# Carbon Or 7005 Triple Butted Aluminum?



## Atyl1972 (6 Jul 2011)

well guys, please have your say here...... as a beginner will i really notice that much of a difference by riding a full carbon against the 7005 triple butted aluminum bikes?


----------



## Banjo (7 Jul 2011)

I asked a similar question and had a variety of answers. Personally I would rather have a good quality ally bike than spend the same money on an entry level Carbon with lower quality groupset.

If money was no object then it would be a different question maybe comparing Top end carbon with top end Titanium.


----------



## fossyant (7 Jul 2011)

Carbon will generally be a little more comfortable, but like above, a cheap carbon won't be as stiff as a quality alloy frame.

Look at the stuff Cannondale does with the CAAD frames.

There should be very little weight difference anyway.


----------



## Atyl1972 (8 Jul 2011)

fossy, what would you get out of these 2? as there is a £375 difference.. please let me know asap....

http://www.cube.eu/en/road/pro-series/agree-sl/ 

http://www.cube.eu/en/road/pro-composite-series/agree-gtc-race/


fossyant said:


> Carbon will generally be a little more comfortable, but like above, a cheap carbon won't be as stiff as a quality alloy frame.
> 
> Look at the stuff Cannondale does with the CAAD frames.
> 
> There should be very little weight difference anyway.


----------



## sabian92 (8 Jul 2011)

If you're a starter then I'd avoid carbon completely. Way too expensive and you might not even get the use out of it.


----------



## Atyl1972 (8 Jul 2011)

what makes you think i may not get the use out of it, just because you assume I'm a beginner?


sabian92 said:


> If you're a starter then I'd avoid carbon completely. Way too expensive and you might not even get the use out of it.


----------



## abo (8 Jul 2011)

Atyl1972 said:


> what makes you think i may not get the use out of it, just because you assume I'm a beginner?



Well, in your OP you said 'as a beginner' so I guess what's why he assumed you were a beginner...


----------



## vickster (8 Jul 2011)

I have ordered a carbon bike, never had a road bike but am riding a reasonable light aluminium hybrid. I was initially going to go alu, with mixed forks, but for a similar difference in price I get the carbon, bespoke build starting with the frame - being a taller woman getting a man's frame, I was always going to need to spend money on changes, such as saddle, bars, stem etc. 

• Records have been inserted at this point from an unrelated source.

# PKU-EPIC/GAPartNet

Hardware: AMD Instinct MI355X
Metric: point-clouds/sec (20k pts, train step) (higher is better)
Workload: dtype f32

## Files before the change

gapartnet_amd/csrc/bn.hip:

```cpp
#include <cstdlib>

#include "bn_stats.h"
#include "gpn_common.h"

namespace {

typedef float f32x4 __attribute__((ext_vector_type(4)));
constexpr int kThreads = 256;
constexpr int kMaxBlocks = 128;


template <int T>
__device__ __forceinline__ double column_total(const double (*red)[T][4], int q, int c, int C4, int R, int part, int P) {
  double acc = 0.0;
  const int cc4 = c >> 2, j = c & 3;
  for (int rr = part; rr < R; rr += P) acc += red[q][rr * C4 + cc4][j];
  for (int off = P >> 1; off >= 1; off >>= 1) acc += __shfl_down(acc, off, P);
  return acc;
}

__host__ __device__ __forceinline__ int sub_lanes(int pairs, int T) {
  int P = 16;
  while (P > 1 && pairs * P > T) P >>= 1;
  return P;
// ... 166 lines not shown
    reinterpret_cast<f32x4*>(y)[t] = v;
  }
}

__global__ void bn_apply_eval_kernel(const gpn::BnFwdPtrs pa, const gpn::BnFwdPtrs pb, int64_t total4, int C4, float eps, int relu,
                                     const int64_t* __restrict__ n_dev) {
  const gpn::BnFwdPtrs& p = blockIdx.y ? pb : pa;
  if (n_dev) total4 = gpn::live_rows(n_dev, total4 / C4) * C4;
  if (blockIdx.x == 0 && p.invstd)
    for (int c = threadIdx.x; c < 4 * C4; c += blockDim.x) p.invstd[c] = 1.0f / sqrtf(p.running_var[c] + eps);
  for (int64_t t = (int64_t)blockIdx.x * blockDim.x + threadIdx.x; t < total4; t += (int64_t)gridDim.x * blockDim.x) {
    const int c4 = (int)(t % C4);
    const f32x4 mu = reinterpret_cast<const f32x4*>(p.running_mean)[c4], var = reinterpret_cast<const f32x4*>(p.running_var)[c4];
    f32x4 is;
#pragma unroll
    for (int j = 0; j < 4; ++j) is[j] = 1.0f / sqrtf(var[j] + eps);
    const f32x4 w = reinterpret_cast<const f32x4*>(p.weight)[c4], b = reinterpret_cast<const f32x4*>(p.bias)[c4];
    f32x4 v = (reinterpret_cast<const f32x4*>(p.x)[t] - mu) * is * w + b;
    if (p.res) v += reinterpret_cast<const f32x4*>(p.res)[t];
    if (relu) {
#pragma unroll
      for (int j = 0; j < 4; ++j) v[j] = v[j] > 0.f ? v[j] : 0.f;
    }
    reinterpret_cast<f32x4*>(p.y)[t] = v;
  }
}

__global__ __launch_bounds__(64) void bn_finalize_bwd_kernel(const double* __restrict__ partial, int blocks, int C,
                                                             float* __restrict__ dweight, float* __restrict__ dbias) {
  const int c = blockIdx.x;
  double s, ss;
  sum_partials(partial, blocks, C, c, s, ss);
  if (threadIdx.x != 0) return;
  dbias[c] = (float)s;
  dweight[c] = (float)ss;
}

__global__ void bn_apply_bwd_kernel(const float* __restrict__ x, const float* __restrict__ y, const float* __restrict__ dy,
                                    const float* __restrict__ mean, const float* __restrict__ invstd,
                                    const float* __restrict__ weight, const float* __restrict__ dweight,
                                    const float* __restrict__ dbias, int64_t total4, int C4, float inv_n, int relu,
                                    int training, float* __restrict__ dx, float* __restrict__ dres) {
  for (int64_t t = (int64_t)blockIdx.x * blockDim.x + threadIdx.x; t < total4; t += (int64_t)gridDim.x * blockDim.x) {
    const int c4 = (int)(t % C4);
    const f32x4 mu = reinterpret_cast<const f32x4*>(mean)[c4], is = reinterpret_cast<const f32x4*>(invstd)[c4];
    const f32x4 w = reinterpret_cast<const f32x4*>(weight)[c4];
    f32x4 g = reinterpret_cast<const f32x4*>(dy)[t];
    if (relu) {
      const f32x4 yv = reinterpret_cast<const f32x4*>(y)[t];
#pragma unroll
      for (int j = 0; j < 4; ++j) g[j] = yv[j] > 0.f ? g[j] : 0.f;
    }
    if (dres) reinterpret_cast<f32x4*>(dres)[t] = g;
    f32x4 v = g;
    if (training) {
      const f32x4 dw = reinterpret_cast<const f32x4*>(dweight)[c4], db = reinterpret_cast<const f32x4*>(dbias)[c4];
      const f32x4 xhat = (reinterpret_cast<const f32x4*>(x)[t] - mu) * is;
      v = g - db * inv_n - xhat * (dw * inv_n);
    }
    reinterpret_cast<f32x4*>(dx)[t] = v * is * w;
  }
}

constexpr int kApplyBatch = 4;

template <bool FIXED>
__global__ __launch_bounds__(kApplyThreads) void bn_apply_fwd_fold_kernel(gpn::BnFwdPtrs pa, gpn::BnFwdPtrs pb, int blocks, int64_t N,
                                                                         int64_t total4, int C4, float eps, float momentum,
                                                                         int relu, const int64_t* __restrict__ n_dev) {
  if (n_dev) {
    N = gpn::live_rows(n_dev, N);
    total4 = N * C4;
    if (N == 0) return;
  }
  const gpn::BnFwdPtrs& pp = blockIdx.y ? pb : pa;
  const float* __restrict__ x = pp.x;
  const float* __restrict__ res = pp.res;
  const void* __restrict__ partial = pp.partial;
  const float* __restrict__ weight = pp.weight;
  const float* __restrict__ bias = pp.bias;
  float* __restrict__ y = pp.y;
  float* __restrict__ mean = pp.mean;
  float* __restrict__ invstd = pp.invstd;
  float* __restrict__ running_mean = pp.running_mean;
  float* __restrict__ running_var = pp.running_var;
  __shared__ double red[2][FIXED ? 1 : kApplyThreads][4];
  __shared__ unsigned long long words[FIXED ? 4 : 1][FIXED ? kFoldMaxC : 1];
  __shared__ double sums[2][kFoldMaxC];
  __shared__ __attribute__((aligned(16))) float stat[4][kFoldMaxC];
  constexpr int U = kApplyBatch;
  const int C = C4 * 4;
  const int64_t stride = (int64_t)gridDim.x * kApplyThreads;
  const int step = (int)(stride % C4);
  int64_t t = (int64_t)blockIdx.x * kApplyThreads + threadIdx.x;
  int c4 = (int)(t % C4);
  f32x4 xv[U], rv[U];
#pragma unroll
  for (int k = 0; k < U; ++k) {
    const int64_t tt = t + k * stride;
    if (tt < total4) {
      xv[k] = reinterpret_cast<const f32x4*>(x)[tt];
      if (res) rv[k] = reinterpret_cast<const f32x4*>(res)[tt];
    }
  }
  if constexpr (FIXED)
    fold_fixed<false>(static_cast<const unsigned long long*>(partial), C, blocks, reinterpret_cast<unsigned long long (*)[kFoldMaxC]>(&words[0][0]), sums);
  else
    fold_partials(static_cast<const double*>(partial), blocks, C4, reinterpret_cast<double (*)[kApplyThreads][4]>(&red[0][0][0]), sums);
  for (int c = threadIdx.x; c < C; c += kApplyThreads) {
    const double m = sums[0][c] / (double)N;
    double var = sums[1][c] / (double)N - m * m;
    if (var < 0.0) var = 0.0;
    const float mu = (float)m, is = (float)(1.0 / sqrt(var + (double)eps));
    stat[0][c] = mu;
    stat[1][c] = is;
    stat[2][c] = weight[c];
    stat[3][c] = bias[c];
    if (blockIdx.x == 0) {
      mean[c] = mu;
      invstd[c] = is;
      if (running_mean) {
        const double unbiased = N > 1 ? var * ((double)N / (double)(N - 1)) : var;
        running_mean[c] = (float)((1.0 - momentum) * running_mean[c] + momentum * m);
        running_var[c] = (float)((1.0 - momentum) * running_var[c] + momentum * unbiased);
      }
    }
  }
  __syncthreads();
  while (true) {
#pragma unroll
    for (int k = 0; k < U; ++k) {
      const int64_t tt = t + k * stride;
      if (tt < total4) {
        const f32x4 mu = reinterpret_cast<const f32x4*>(stat[0])[c4], is = reinterpret_cast<const f32x4*>(stat[1])[c4];
        const f32x4 w = reinterpret_cast<const f32x4*>(stat[2])[c4], b = reinterpret_cast<const f32x4*>(stat[3])[c4];
        f32x4 v = (xv[k] - mu) * is * w + b;
        if (res) v += rv[k];
        if (relu) {
#pragma unroll
          for (int j = 0; j < 4; ++j) v[j] = v[j] > 0.f ? v[j] : 0.f;
        }
        reinterpret_cast<f32x4*>(y)[tt] = v;
      }
      c4 += step;
      c4 = c4 >= C4 ? c4 - C4 : c4;
    }
    t += U * stride;
    if (t >= total4) break;
#pragma unroll
    for (int k = 0; k < U; ++k) {
      const int64_t tt = t + k * stride;
      if (tt < total4) {
        xv[k] = reinterpret_cast<const f32x4*>(x)[tt];
        if (res) rv[k] = reinterpret_cast<const f32x4*>(res)[tt];
      }
    }
  }
}
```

I think to do the upgrade, may as well do it properly - all depends if you can afford the difference and indeed can justify it. Personally, I think I will be more inclined to use the carbon bike as much as possible simply because it will feel much more different to the hybrid it terms of ride (and I will force myself to due to the cost)!

OP - I thought you had already made a decision and ordered the bike?


----------



## sabian92 (8 Jul 2011)

Atyl1972 said:


> what makes you think i may not get the use out of it, just because you assume I'm a beginner?

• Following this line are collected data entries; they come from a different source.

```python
# ... 5 lines not shown
        self._register_load_state_dict_pre_hook(_encoder_legacy_keys)
        self.embed = nn.Sequential(RelPositionalEncoding(attention_dim, positional_dropout_rate))
        self.normalize_before = normalize_before
        self.encoders = repeat(
            num_blocks,
            lambda n: EncoderLayer(
                attention_dim,
                RelPositionMultiHeadedAttention(attention_heads, attention_dim, attention_dropout_rate, zero_triu),
                PositionwiseFeedForward(attention_dim, linear_units, dropout_rate),
                ConvolutionModule(attention_dim, cnn_module_kernel) if use_cnn_module else None,
                dropout_rate, normalize_before, concat_after, macaron_style),
            layer_drop_rate=0.0,
        )
        if normalize_before:
            self.after_norm = LayerNorm(attention_dim)

    def forward(self, xs, masks):
        with AF.component("encoder"):
            xs = self.embed(xs)
            if isinstance(xs, tuple):
                AF.prepare_pos_proj(xs[1], [layer.self_attn.linear_pos.weight for layer in self.encoders
                                            if hasattr(layer.self_attn, "linear_pos")])
            xs, masks = self.encoders(xs, masks)
            if isinstance(xs, tuple):
                xs = xs[0]
            if self.normalize_before:
                xs = self.after_norm(xs)
        return xs, masks

    def forward_one_step(self, xs, masks, cache=None):
# ... 296 lines not shown
```

auto_avsr_amd/ops.py:

```python
import contextlib
import math
import os

import torch

from . import _lib

F32, BF16, F16 = 0, 1, 2
_DT = {torch.float32: F32, torch.bfloat16: BF16, torch.float16: F16}
NT, NN, TN = 0, 1, 2


def dt(t, split8_ok=False):
    if isinstance(t, Split8):
        if not split8_ok:
            raise TypeError("a split8-layout activation reached an entry point that cannot read it")
        return 3
    return _DT[t.dtype]


def _ptr(t):
    return None if t is None else t.data_ptr()


# ... 91 lines not shown
    y = torch.empty(x.shape, dtype=out_dtype, device=x.device)
    mean = torch.empty(rows, dtype=torch.float32, device=x.device)
    rstd = torch.empty(rows, dtype=torch.float32, device=x.device)
    y2 = _twin(y) if twin else None
    if out_dtype == torch.float16:
        call("avsr_layernorm_fwd_h16", _ptr(x), _ptr(gamma), _ptr(beta), _ptr(y), _ptr(y2), _ptr(mean), _ptr(rstd), rows, cols, eps,
             _stream(x), nbytes=_nb(x, y, y2))
        return y, mean, rstd
    if y2 is not None:
        call("avsr_layernorm_fwd2", _ptr(x), _ptr(gamma), _ptr(beta), _ptr(y), _ptr(y2), _ptr(mean), _ptr(rstd), rows, cols, eps,
             _stream(x), nbytes=_nb(x, y, y2))
        return y, mean, rstd
    call("avsr_layernorm_fwd", _ptr(x), _ptr(gamma), _ptr(beta), _ptr(y), dt(y), _ptr(mean), _ptr(rstd),
         rows, cols, eps, _stream(x), nbytes=_nb(x, y))
    return y, mean, rstd


def layernorm_bwd(dy, x, gamma, mean, rstd, dgamma, dbeta, dres=None, gout=None, gsum=None, alpha=1.0, drop_p=0.0,
                  seed=0, seed_dev=None):
    rows, cols = x.numel() // x.shape[-1], x.shape[-1]
    dx = torch.empty_like(x)
    call("avsr_layernorm_bwd", _ptr(dy), dt(dy), _ptr(x), _ptr(gamma), _ptr(mean), _ptr(rstd), _ptr(dres),
         _ptr(dx), _ptr(dgamma), _ptr(dbeta), _ptr(gout), _ptr(gsum), alpha, drop_p, seed, _ptr(seed_dev), rows, cols,
         _stream(x), nbytes=_nb(dy, x, dres, dx, gout))
    return dx


def gemm(layout, A, lda, B, ldb, M, N, K, C, ldc, *, precise=False, bias=None, act=0, gate=None, ldg=0,
         gate_scale=1.0, drop_p=0.0, seed=0, seed_dev=None, alpha=1.0, alpha_dev=None, resid=None, ldr=0,
         accumulate=False, split_k=1, force_tile=0):
# ... 873 lines not shown
```

include/avsr_hip.h:

```cpp
#ifndef AVSR_HIP_H
#define AVSR_HIP_H
#include <stdint.h>

#if defined(__HIP__) || defined(AVSR_EMU)
typedef hipStream_t avsr_stream_t;
#else
typedef void* avsr_stream_t;
#endif

#ifdef __cplusplus
extern "C" {
#endif

int avsr_abi_version(void);
int avsr_is_emulator(void);
const char* avsr_last_error(void);

int avsr_layernorm_fwd(const float* x, const float* gamma, const float* beta, void* y, int y_dtype,
                       float* mean, float* rstd, int rows, int cols, float eps,
                       avsr_stream_t stream);
int avsr_layernorm_fwd2(const float* x, const float* gamma, const float* beta, float* y, void* y2, float* mean, float* rstd,
                        int rows, int cols, float eps, avsr_stream_t stream);
int avsr_layernorm_bwd(const void* dy, int dy_dtype, const float* x, const float* gamma,
                       const float* mean, const float* rstd, const float* dres, float* dx,
                       float* dgamma, float* dbeta, void* gout, float* gsum, float alpha, float drop_p, uint64_t seed,
                       const uint64_t* seed_dev, int rows, int cols, avsr_stream_t stream);

int avsr_gemm(int layout, const void* A, int a_dtype, int lda, const void* B, int b_dtype, int ldb,
              int M, int N, int K, int precise, const float* bias, int act, const void* gate,
              int gate_dtype, int ldg, float gate_scale, float drop_p, uint64_t seed, const uint64_t* seed_dev,
              float alpha, const float* alpha_dev, const float* resid, int ldr, void* C, int c_dtype, int ldc,
              int accumulate, int split_k, int force_tile, avsr_stream_t stream);

int avsr_attention_fwd(const void* qu, const void* qv, const void* k, const void* v, const void* pos,
                       int dtype, int precise, const uint8_t* mask, int64_t mask_sb, int64_t mask_sq,
                       void* out, float* lse, int B, int H, int Tq, int Tk, int dk, int ldq, int ldk,
                       int ldv, int ldp, int ldo, int64_t sbq, int64_t sbk, int64_t sbv, int64_t sbo,
// ... 342 lines not shown
```

Before: 70520.

## Fuse back-to-back layernorms, rework embed backward and grad-norm reduction

Adds a paired layernorm kernel that computes the encoder layer's final norm and the next layer's macaron FFN norm (or the after_norm) from a single read of the row, handing the second result over through a cache. The embedding backward now has each block build a shared-memory bitmask of rows with matching ids instead of every thread rescanning all earlier ids. The gradient sum-of-squares uses fewer walker blocks that accumulate in double precision. The positional-projection weight gradient casts dpos to bf16 first. These cut launches and redundant memory traffic, at the cost of hand-off state in Python and extra code paths.

```diff
diff --git a/auto_avsr_amd/csrc/loss.hip b/auto_avsr_amd/csrc/loss.hip
--- a/auto_avsr_amd/csrc/loss.hip
+++ b/auto_avsr_amd/csrc/loss.hip
@@ -348,9 +348,61 @@
         store8(out + r * D + c, o);
     }
 }
+constexpr long EMBED_BWD_MAX_ROWS = 32768;
 __global__ __launch_bounds__(256) void embed_bwd_kernel(const int64_t* __restrict__ ids, const float* __restrict__ dout,
                                                         float* __restrict__ dtable, long rows, int D, float scale,
                                                         float p, uint64_t seed0, const uint64_t* seed_dev) {
+    AVSR_DYN_SMEM(smem);
+    const uint64_t seed = seed0 + (seed_dev ? *seed_dev : 0ull);
+    const float inv_keep = p > 0.f ? 1.f / (1.f - p) : 1.f;
+    const int nw = (int)((rows + 63) >> 6);
+    uint64_t* words = reinterpret_cast<uint64_t*>(smem);
+    uint8_t* flag = reinterpret_cast<uint8_t*>(words + nw);
+    for (long r = blockIdx.x; r < rows; r += gridDim.x) {
+        const int64_t id = ids[r];
+        for (int q = threadIdx.x; q < nw * 64; q += 256) flag[q] = (uint8_t)(q < rows && ids[q] == id);
+        __syncthreads();
+        for (int w = threadIdx.x; w < nw; w += 256) {
+            uint64_t m = 0;
+#pragma unroll 8
+            for (int k = 0; k < 64; k++) m |= (uint64_t)flag[w * 64 + k] << k;
+            words[w] = m;
+        }
+        __syncthreads();
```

Because you don't really know if you will use it until you actually get it. Kids do it just as much as adults do - they want something then 5 minutes later they don't. I did it with countless mobile phones when I was younger as well, and to be honest now at a week short of 19 I do it still. All I'm saying is, going with alu instead of carbon is cheaper, but if you don't take it up properly, you haven't lost as much money but you've still got a decent bike if you do. I'm not saying get a crap hybrid from tesco, but don't just spend a fortune on a carbon bike because you can.

Having said that, if you want to spend an arm and a leg on a carbon bike, then feel free.


----------



## Globalti (8 Jul 2011)

My first road bike was Columubus SLX steel, nice, but stiff and punishing.

I rode an alloy bike 45 miles and felt beaten up.

I wondered how I was ever going to build up my miles if road bikes were so punishing.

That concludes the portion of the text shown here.